Perhaps he is suggesting that had she been “really raised” by her father, she would have known better than to raise her voice or hand to a man. Such implying is just cover for what is not stated: calling for women to know their place and, thus, to accept whatever behavior or abuse comes their way. Rather than seeing men as the problem – whether in the home or not – he is using this incident to call on men to reclaim their “rightful place” in the home. Such a Black nationalist project (as nice as some might consider it to be) has no promise of reducing domestic violence. Daughters raised by their fathers is no protection against abuse. In far too many cases, it has been the cause.
Film and TV actor and former NFL player Terry Crews presents one of the best responses I have come across by a Black male celebrity yet. In a passionate and poignant conversation with another Black man, ET host Kevin Frazier, (that I encourage everyone to view in full) Crews lays it out with an honesty that is insightful:
“When I saw the video I was immediately taken back to my childhood. This is the way I grew up. I used to watch this happen over and over again. It was a post-traumatic stress experience for me. I used to watch my father hit my mother in the face and watch her go down … The NFL culture, the sports culture, has decided that they are more valuable than women … I’ve heard people laugh about keeping their pimp hand strong and keeping her in control so that she knows her place. But think about how evil that is for one man to think that he’s actually more valuable than a woman, because as a human being you’re worth is immeasurable.”
As Terry Crews exemplifies, it is only when we allow ourselves as men to bear witness to the violence we inflict on the bodies, minds and souls of women through the unchallenged lens of their experiences can we change and the healing of our communities begin.
Benevolent patriarchy has no solution for the violence women experience at the hands of men. Its positions are riddled with contradictions. Benevolent patriarchy’s central mission is to justify male control over the lives of women. In this way it is not an alternative to male domination, but a justification for its barbarity. As long as the Black community silently embraces rhetoric that places a premium on the bodies of Black men at the brutal expense of Black women, we will continue to be caught in this position of indefensible contradiction. Our double standard as a community stares back at us through the battered eyes of Black women who live under a doubly oppressive system of racism and sexism that will tolerate a white California highway cop beating a Black women in broad daylight and a Black professional athlete knocking his Black fiance unconscious in a public elevator.

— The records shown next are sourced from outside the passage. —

def linear(tape: Tape, x: Var, wparams: Sequence[torch.Tensor], bias: Optional[Sequence[torch.Tensor]] = None,
           residual: Optional[Var] = None, out_f32: bool = False) -> Var:
    xd = x.data
    K = xd.shape[-1]
    x2 = xd.reshape(-1, K)
    M = x2.shape[0]
    wp = tape.cache.get(wparams, "lin")
    N = wp.shape[0]
    out = torch.empty(xd.shape[:-1] + (N,), dtype=F32 if out_f32 else BF16, device=xd.device)
    res = residual.data.reshape(M, N) if residual is not None else None
    ops.gemm([ops.operand(x2, True)], [ops.operand(wp, True)], [ops.segment(K)], M, N, out,
             out_mode=OUT_F32 if out_f32 else OUT_BF16, bias=tape.cache.get(bias, "bias") if bias is not None else None, residual=res)
    y = Var(out)

    def bwd():
        dy = y.grad
        if dy is None:
            return
        if out_f32:
            dy = ops.cast_bf16(dy)
        dy2 = dy.reshape(M, N)
        if bias is not None:
            tape.side_colsum(dy2, tape.pgrad_cat(bias) if len(bias) > 1 else tape.pgrad(bias[0]))
        gw = (tape.pgrad_cat(wparams) if len(wparams) > 1 else tape.pgrad(wparams[0])).view(N, K)
        _wgrad_gemm(ops.operand(dy2, False), ops.operand(x2, False), ops.segment(M), N, K, gw, K)
        if x.needs_grad:
            dx = torch.empty_like(x2) if (x.grad is None or not x.owned) else x.grad.reshape(M, K)
            prev = x.grad.reshape(M, K) if x.grad is not None else None
            ops.gemm([ops.operand(dy2, True)], [ops.operand(wp, False)], [ops.segment(N)], M, K, dx, residual=prev)
            x.grad, x.owned = dx.view(xd.shape), True
        if residual is not None:
            accum(residual, dy.view(residual.data.shape) if not out_f32 else dy.view(residual.data.shape), owned=False)

    tape.record(bwd)
    return y


class TimeShift:

    def __init__(self, proj: torch.Tensor, dproj: Optional[torch.Tensor], offset: int):
        self.proj, self.dproj, self.offset = proj, dproj, offset


CONV_SWAP = os.environ.get("PT_CONV_NO_SWAP") is None


def _swap_tile(L: int, rows: int) -> int:
    if not CONV_SWAP or rows % 128 != 0 or L > 96:
        return 0
    bn = 64 if L <= 64 else 96
    return bn if L / bn > L / 128 + 0.08 else 0


def conv3(tape: Tape, x: Var, wparam: torch.Tensor, bias: torch.Tensor, stride: int = 1,
          tshift: Optional[TimeShift] = None, residual: Optional[Var] = None) -> Var:
    xd = x.data
    B, L, Ci = xd.shape
    wp = tape.cache.get([wparam], "conv")
    Co = wp.shape[0]
    Lo = L if stride == 1 else (L - 1) // 2 + 1
    out = torch.empty(B, Lo, Co, dtype=BF16, device=xd.device)
    if stride == 1:
        a_ops = [ops.operand(xd, True, batched=True)]
        taps = [(0, t - 1) for t in range(3)]
    else:
        a_ops = [ops.operand(xd[:, 0::2], True, batched=True), ops.operand(xd[:, 1::2], True, batched=True)]
        taps = [(1, -1), (0, 0), (1, 0)]
    segs = [ops.segment(Ci, a_idx=ai, a_shift=sh, b_k0=t * Ci) for t, (ai, sh) in enumerate(taps)]
    bz2 = tshift.proj[:, tshift.offset:] if tshift is not None else None
    sw = _swap_tile(L, Co) if stride == 1 else 0
    if sw:
        segs_w = [ops.segment(Ci, a_k0=t * Ci, b_shift=t - 1) for t in range(3)]
        ops.gemm([ops.operand(wp, True)], a_ops, segs_w, Co, Lo, out, out_strides=(Co, Lo * Co, 0), nz2=B,
                 bias=bias.detach(), bias_z2=bz2, bias_z2_stride=tshift.proj.stride(0) if tshift is not None else 0,
                 residual=residual.data if residual is not None else None, res_strides=(Co, Lo * Co, 0), block_n=sw, out_transposed=True)
    else:
        ops.gemm(a_ops, [ops.operand(wp, True)], segs, Lo, Co, out, out_strides=(Co, Lo * Co, 0), nz2=B,
                 bias=bias.detach(), bias_z2=bz2, bias_z2_stride=tshift.proj.stride(0) if tshift is not None else 0,
                 residual=residual.data if residual is not None else None, res_strides=(Co, Lo * Co, 0))
    y = Var(out)

    def bwd():
        dy = y.grad
        if dy is None:
            return
        tape.side_colsum(dy.view(B * Lo, Co), tape.pgrad(bias))
        if tshift is not None and tshift.dproj is not None:
            ops.batch_colsum(dy, tshift.dproj[:, tshift.offset:], tshift.dproj.stride(0))
        g3 = tape.pgrad_conv(wparam)
        dy_op = ops.operand(dy, False, batched=True)
        if stride == 1:
            seg = ops.segment(Lo, b_k0=-1, b_k0_z2=1, nrep=B, rep_is_batch=True)
            ops.gemm([dy_op], [ops.operand(xd, False, batched=True)], [seg], Co, Ci, g3, out_strides=(3 * Ci, Ci, 0), nz2=3,
                     out_mode=OUT_F32_ATOMIC_ADD)
        else:
            for t, (ai, sh) in enumerate(taps):
                xs = xd[:, 0::2] if ai == 0 else xd[:, 1::2]
                seg = ops.segment(Lo, b_k0=sh, nrep=B, rep_is_batch=True)
                ops.gemm([dy_op], [ops.operand(xs, False, batched=True)], [seg], Co, Ci, g3[:, t],
                         out_strides=(3 * Ci, 0, 0), out_mode=OUT_F32_ATOMIC_ADD)
        if x.needs_grad:
            dy_k = ops.operand(dy, True, batched=True)
            wp_mn = ops.operand(wp, False)
            if stride == 1:
                own = x.grad is not None and x.owned
                dx = x.grad if own else torch.empty_like(xd)
                swx = _swap_tile(L, Ci)
                if swx:
                    segs_dx = [ops.segment(Co, a_shift=t * Ci, b_shift=1 - t) for t in range(3)]
                    ops.gemm([wp_mn], [dy_k], segs_dx, Ci, L, dx, out_strides=(Ci, L * Ci, 0), nz2=B,
                             residual=x.grad, res_strides=(Ci, L * Ci, 0), block_n=swx, out_transposed=True)
                else:
                    segs_dx = [ops.segment(Co, a_shift=1 - t, b_shift=t * Ci) for t in range(3)]
                    ops.gemm([dy_k], [wp_mn], segs_dx, L, Ci, dx, out_strides=(Ci, L * Ci, 0), nz2=B,
                             residual=x.grad, res_strides=(Ci, L * Ci, 0))
                x.grad, x.owned = dx, True
            else:
                dx = torch.empty_like(xd)
                ev, od = dx[:, 0::2], dx[:, 1::2]
                ops.gemm([dy_k], [wp_mn], [ops.segment(Co, b_shift=Ci)], ev.shape[1], Ci, ev, out_strides=(2 * Ci, L * Ci, 0), nz2=B)
                if od.shape[1] > 0:
                    ops.gemm([dy_k], [wp_mn], [ops.segment(Co, a_shift=1, b_shift=0), ops.segment(Co, a_shift=0, b_shift=2 * Ci)],
                             od.shape[1], Ci, od, out_strides=(2 * Ci, L * Ci, 0), nz2=B)
                accum(x, dx, owned=True)
        if residual is not None:
            accum(residual, dy, owned=False)

    tape.record(bwd)
    return y


def groupnorm(tape: Tape, x: Var, gamma: torch.Tensor, beta: torch.Tensor, eps: float, act: bool, groups: int = 32) -> Var:
    yd, stats = ops.groupnorm_fwd(x.data, gamma.detach(), beta.detach(), groups, eps, act)
    y = Var(yd)

    def bwd():
        if y.grad is None:
            return
        if not x.needs_grad:
            ops.groupnorm_bwd(y.grad, x.data, stats, gamma.detach(), beta.detach(), tape.pgrad(gamma), tape.pgrad(beta), groups, act)
            return
        prev = x.grad
        dx = ops.groupnorm_bwd(y.grad, x.data, stats, gamma.detach(), beta.detach(), tape.pgrad(gamma), tape.pgrad(beta), groups, act,
                               dx_add=prev, out=prev if (prev is not None and x.owned) else None)
        x.grad, x.owned = dx, True

    tape.record(bwd)
    return y


def layernorm(tape: Tape, x: Var, gamma: torch.Tensor, beta: torch.Tensor, eps: float = 1e-5) -> Var:
    xd = x.data
    Cc = xd.shape[-1]
    x2 = xd.reshape(-1, Cc)
    yd, rs = ops.layernorm_fwd(x2, gamma.detach(), beta.detach(), eps)
    y = Var(yd.view(xd.shape))

    def bwd():
        if y.grad is None:
            return
        prev = x.grad.reshape(-1, Cc) if x.grad is not None else None
        dx = ops.layernorm_bwd(y.grad.reshape(-1, Cc), x2, rs, gamma.detach(), tape.pgrad(gamma), tape.pgrad(beta), dx_add=prev)
        if x.needs_grad:
            x.grad, x.owned = dx.view(xd.shape), True

    tape.record(bwd)
    return y


def attention_core(tape: Tape, q_src: Var, q_off: int, kv_src: Var, k_off: int, v_off: int, heads: int, C: int,
                   shared_kv: bool = False) -> Var:
    qd, kvd = q_src.data, kv_src.data
    B, Lq, _ = qd.shape
    d = C // heads
    scale = d ** -0.5
    qv, kv_, vv = qd[:, :, q_off:q_off + C], kvd[:, :, k_off:k_off + C], kvd[:, :, v_off:v_off + C]
    o = torch.empty(B, Lq, C, dtype=BF16, device=qd.device)
    lse = torch.empty(B, heads, Lq, dtype=F32, device=qd.device)
    ops.attn_fwd(qv, kv_, vv, o, lse, heads, d, scale)
    y = Var(o)

    def bwd():
        do = y.grad
        if do is None:
            return
        same = q_src is kv_src
        dq_buf = torch.empty_like(qd)
        if shared_kv:
            if kv_src.grad is None:
                kv_src.grad, kv_src.owned = torch.empty_like(kvd), True
            dkv_buf = kv_src.grad
        else:
            dkv_buf = dq_buf if same else torch.empty_like(kvd)
        ops.attn_bwd(qv, kv_, vv, o, lse, do, dq_buf[:, :, q_off:q_off + C], dkv_buf[:, :, k_off:k_off + C],
                     dkv_buf[:, :, v_off:v_off + C], heads, d, scale)
        accum(q_src, dq_buf, owned=True)
        if not same and not shared_kv:
            accum(kv_src, dkv_buf, owned=True)

    tape.record(bwd)
    return y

In 1999 I had the opportunity to participate in a Black Male/Female Relationships conference in Atlanta. After two days of meetings and workshops, I found myself featured on the final panel with self-help author Iyanla Vanzant. In her final remarks Iyanla encouraged the women in the audience to go 48 hours without saying a negative word about Black men. When the mic was passed to me, I said to the men, “And brothers, let us spend the next 48 hours without giving Black women a reason to say something negative.”
15 years later, that statement remains my best advice.
Ewuare X. Osayande is the author of Misogyny and the Emcee: Sex, Race and Hip Hop and editor of Stand Our Ground: Poems for Trayvon Martin and Marissa Alexander.